The voice was somewhere above him, floating down through the warm yellow light of the kitchen. The drawer, the knife. The heat and smell and the tightness in his chest, the silence plugging his throat, and the soft place on her neck where her voice was bobbing in its rolls of flesh. I tell you, the boy isn’t just dumb. He’s been struck dumb . Theo was reaching for the knife, the knife was in his hand.
But a new person was in the dream now. A little girl. She was seated at the table, holding a small, soft-looking object in her lap: a stuffed animal.
– This is Peter, she stated in her little girl’s voice, not looking at him. He’s my rabbit.
– That’s not Peter. I know Peter.
But she wasn’t a little girl, she was a beautiful woman, tall and lovely, with tresses of black hair that curved liked cupped hands around her face, and Theo wasn’t in the kitchen anymore. He was in the library, in that terrible room with its stench of death and the rows of cots under the windows and on each cot the body of a child, and the virals were coming; they were coming up the stairs.
– Don’t do it, said the girl, who was a woman now. The kitchen table at which she sat had somehow traveled to the library, and Theo saw that she wasn’t beautiful at all; in her place sat an old woman, wizened and toothless, her hair gone ghostly white.
– Don’t kill her, Theo.
No .
He jerked awake, the dream popping like a bubble. “I won’t… do it.”
The voice broke into a roar. “Goddamnit, you think this is a game? You think you get to choose how this is going to go?”
Theo said nothing. Why wouldn’t they just kill him?
“Well, okay then, pardner. Have it your way.” The voice released a great, final sigh of disappointment. “I got news for you. You’re not the only guest in this hotel. You won’t like this next part very much, I don’t expect.” Theo heard the boots scraping on the floor, turning to go. “I had higher hopes for you. But I guess it’s all the same. Because we’re going to have them, Theo. Maus and Alicia and the rest. One way or the other, we’re going to have them all.”
It was the new moon, Peter realized, as they made their way through the darkness. New moon, and not one soul about.
Getting past the guards had been the easy part. It was Sara who had come up with a plan. Let’s see Lish do this , she had said, and marched straight out the door across the square to where the two men, Hap and Leon, were standing by a fire barrel, watching her approach. She stepped up to them, positioning herself between them and the door of the hut. A brief negotiation ensued; one of the men, Hap, the smaller of the two, turned and walked away. Sara ran one hand through her hair, the signal. Hollis slipped outside, ducking into the shadow of the building, then Peter. They circled around to the north side of the square and took positions in the alleyway. A moment later, Sara appeared, leading the remaining guard, whose quick step told them what she’d promised. As she walked past them, Hollis rose from his hiding place behind an empty barrel, wielding the leg of a chair.

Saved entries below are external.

+  bf16x8 stg[CS];
+  auto bgload = [&](int c) {
+#pragma unroll
+    for (int j = 0; j < CS; ++j) {
+      const int q = tid + j * 256;
+      stg[j] = *reinterpret_cast<const bf16x8*>(
+          p.w + ((int64_t)c * 64 + q / (4 * CS)) * p.C + (q % (4 * CS)) * 8);
+    }
+  };
+  auto bswrite = [&]() {
+#pragma unroll
+    for (int j = 0; j < CS; ++j) {
+      const int q = tid + j * 256;
+      *reinterpret_cast<bf16x8*>(
+          &ldsB[(q / (4 * CS)) * RS + (q % (4 * CS)) * 8]) = stg[j];
+    }
+  };
+
+  const int cstride = gridDim.y;
+  const int nown = ((p.Kt >> 6) - (int)blockIdx.y + cstride - 1) / cstride;
+  auto chunk_of = [&](int t) { return (int)blockIdx.y + t * cstride; };
+  if (nown > 0) {
+    bgload(chunk_of(0));
+    bswrite();
+  }
+  lds_barrier();
+
+  constexpr int NQ = NI / 2;
+  const int er = lane >> 2;
+  const int ec = (lane & 3) * (NQ * 8);
+  const unsigned yoff = er * p.Kt + ec + wc * 32;
+  union Pack {
+    __hip_bfloat16 b[NQ * 8];
+    uint4 q[NQ];
+  };
+  constexpr bool OLDPF = CS < 7;
+  Pack oldc[EPI == 2 ? 4 : 1];
+  auto oldload = [&](int mi, int c) {
+    if (mbase + mi * 16 + er < p.M) {
+      const __hip_bfloat16* yp =
+          p.y + (mbase + mi * 16) * p.Kt + c * 64 + yoff;
+#pragma unroll
+      for (int h = 0; h < NQ; ++h)
+        oldc[mi].q[h] = *reinterpret_cast<const uint4*>(yp + h * 8);
+    }
+  };
+  if (EPI == 2 && OLDPF && nown > 0) {
+#pragma unroll
+    for (int mi = 0; mi < 4; ++mi) oldload(mi, chunk_of(0));
+  }
+
+  for (int t = 0; t < nown; ++t) {
+    const int k0 = chunk_of(t) << 6;
+    const bool more = t + 1 < nown;
+    const int chn = chunk_of(more ? t + 1 : t);
+    f32x4 acc[4][NI] = {};
+#pragma unroll
+    for (int cs = 0; cs < CS; ++cs) {
+      bf16x8 bfrag[NI];
+#pragma unroll
+      for (int ni = 0; ni < NI; ++ni)
+        bfrag[ni] = *reinterpret_cast<const bf16x8*>(
+            &ldsB[((wc * NI + ni) * 16 + il) * RS + cs * 32 + kq * 8]);
+#pragma unroll
+      for (int mi = 0; mi < 4; ++mi)
+#pragma unroll
+        for (int ni = 0; ni < NI; ++ni)
+          acc[mi][ni] = __builtin_amdgcn_mfma_f32_16x16x32_bf16(
+              afr[cs][mi], bfrag[ni], acc[mi][ni], 0, 0, 0);
+    }
+    lds_barrier();
+    if (more) bgload(chn);
+    float ps = 0.f, pq = 0.f;
+#pragma unroll
+    for (int mi = 0; mi < 4; ++mi) {
+      const int64_t m0 = mbase + mi * 16;
+#pragma unroll
+      for (int ni = 0; ni < NI; ++ni)
+#pragma unroll
+        for (int rr = 0; rr < 4; ++rr)
+          slab[(kq * 4 + rr) * 68 + ni * 16 + il] = acc[mi][ni][rr];
+      __builtin_amdgcn_wave_barrier();
+      if (EPI == 2 && !OLDPF) oldload(mi, chunk_of(t));
+      if (m0 + er < p.M) {
+        Pack u;
+#pragma unroll
+        for (int j = 0; j < NQ * 8; ++j) {
+          float v = slab[er * 68 + ec + j];
+          if (EPI == 2)
+            v = to_f32(from_f32<__hip_bfloat16>(v)) +
+                to_f32(oldc[mi].b[j]);
+          u.b[j] = from_f32<__hip_bfloat16>(v);
+        }
+        if (EPI == 2 && OLDPF && more) oldload(mi, chn);
+        __hip_bfloat16* yp = p.y + m0 * p.Kt + k0 + yoff;
+#pragma unroll
+        for (int h = 0; h < NQ; ++h)
+          *reinterpret_cast<uint4*>(yp + h * 8) = u.q[h];
+      }
+      if (EPI == 1)
+        bn_partial_col_accum(slab, ps, pq,
+                             (int)min((int64_t)16, p.M - m0), lane);
+      __builtin_amdgcn_wave_barrier();
+    }
+    if (EPI == 1) {
+      xarea[(wid * 2 + 0) * 64 + lane] = ps;
+      xarea[(wid * 2 + 1) * 64 + lane] = pq;
+    }
+    if (more) bswrite();
+    lds_barrier();
+    constexpr int PSTEP = NI == 4 ? 1 : 2;
+    if (EPI == 1 && (NI == 4 ? (wid & 1) == 0 : wid < 2) &&
+        lane < NI * 16) {
+      const int64_t prow =
+          NI == 4 ? (int64_t)blockIdx.x * 2 + (wid >> 1) : (int64_t)blockIdx.x;
+      if (prow * 128 < p.M) {
+        float* pr = p.part + prow * 2 * p.Kt + k0 + wc * 32 + lane;
+        pr[0] = xarea[(wid * 2 + 0) * 64 + lane] +
+                xarea[((wid + PSTEP) * 2 + 0) * 64 + lane];
+        pr[p.Kt] = xarea[(wid * 2 + 1) * 64 + lane] +
+                   xarea[((wid + PSTEP) * 2 + 1) * 64 + lane];
+      }
+    }
+  }
+}
+
+template <int EPI>
+void pw_launch_epi(int cs, dim3 grid, const PwParams& p) {
+#define PW_CASE(N)                                                       \
+  case N:                                                                \
+    hipLaunchKernelGGL((conv_pw_kernel<N, EPI>), grid, dim3(256), 0,     \
+                       cur_stream(), p);                                 \
+    break;
+  switch (cs) {
+    PW_CASE(3) PW_CASE(4) PW_CASE(5) PW_CASE(6) PW_CASE(7) PW_CASE(8)
+    default:
+      TORCH_CHECK(false, "conv_pw: unsupported C ", cs * 32);
+  }
+#undef PW_CASE
+}
+
+}
+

“Hey,” said Hollis, and hit the one named Leon so hard he simply melted.
They dragged his limp body deeper into the alley. Hollis patted him down; strapped to the man’s leg in a leather sheath, hidden under the jumpsuit, was a short-barreled revolver. Caleb appeared with a length of laundry line; they bound the man’s hands and feet and stuffed a wadded rag into his mouth.
“Is it loaded?” Peter asked.
Hollis had opened the cylinder. “Three rounds.” He snapped it closed with a flick of his wrist and passed the weapon to Alicia.
“Peter, I think these buildings are empty,” she said.
It was true; there were no lights anywhere.
“We better hurry.”
They approached the prison from the south, across an empty field. Hollis believed the entrance to the building was located on the far side, facing the main gate to the compound. There was, he said, a kind of tunnel there, the entrance arched in stone and set into the wall. They would attempt this if they had to, but it stood in full view of the observation towers; the plan was to look for a less risky way in. The vans and pickups were kept in a garage on the south side of the building. It would make sense for Olson and his men to keep their hard assets together, and, in any event, they had to look somewhere first.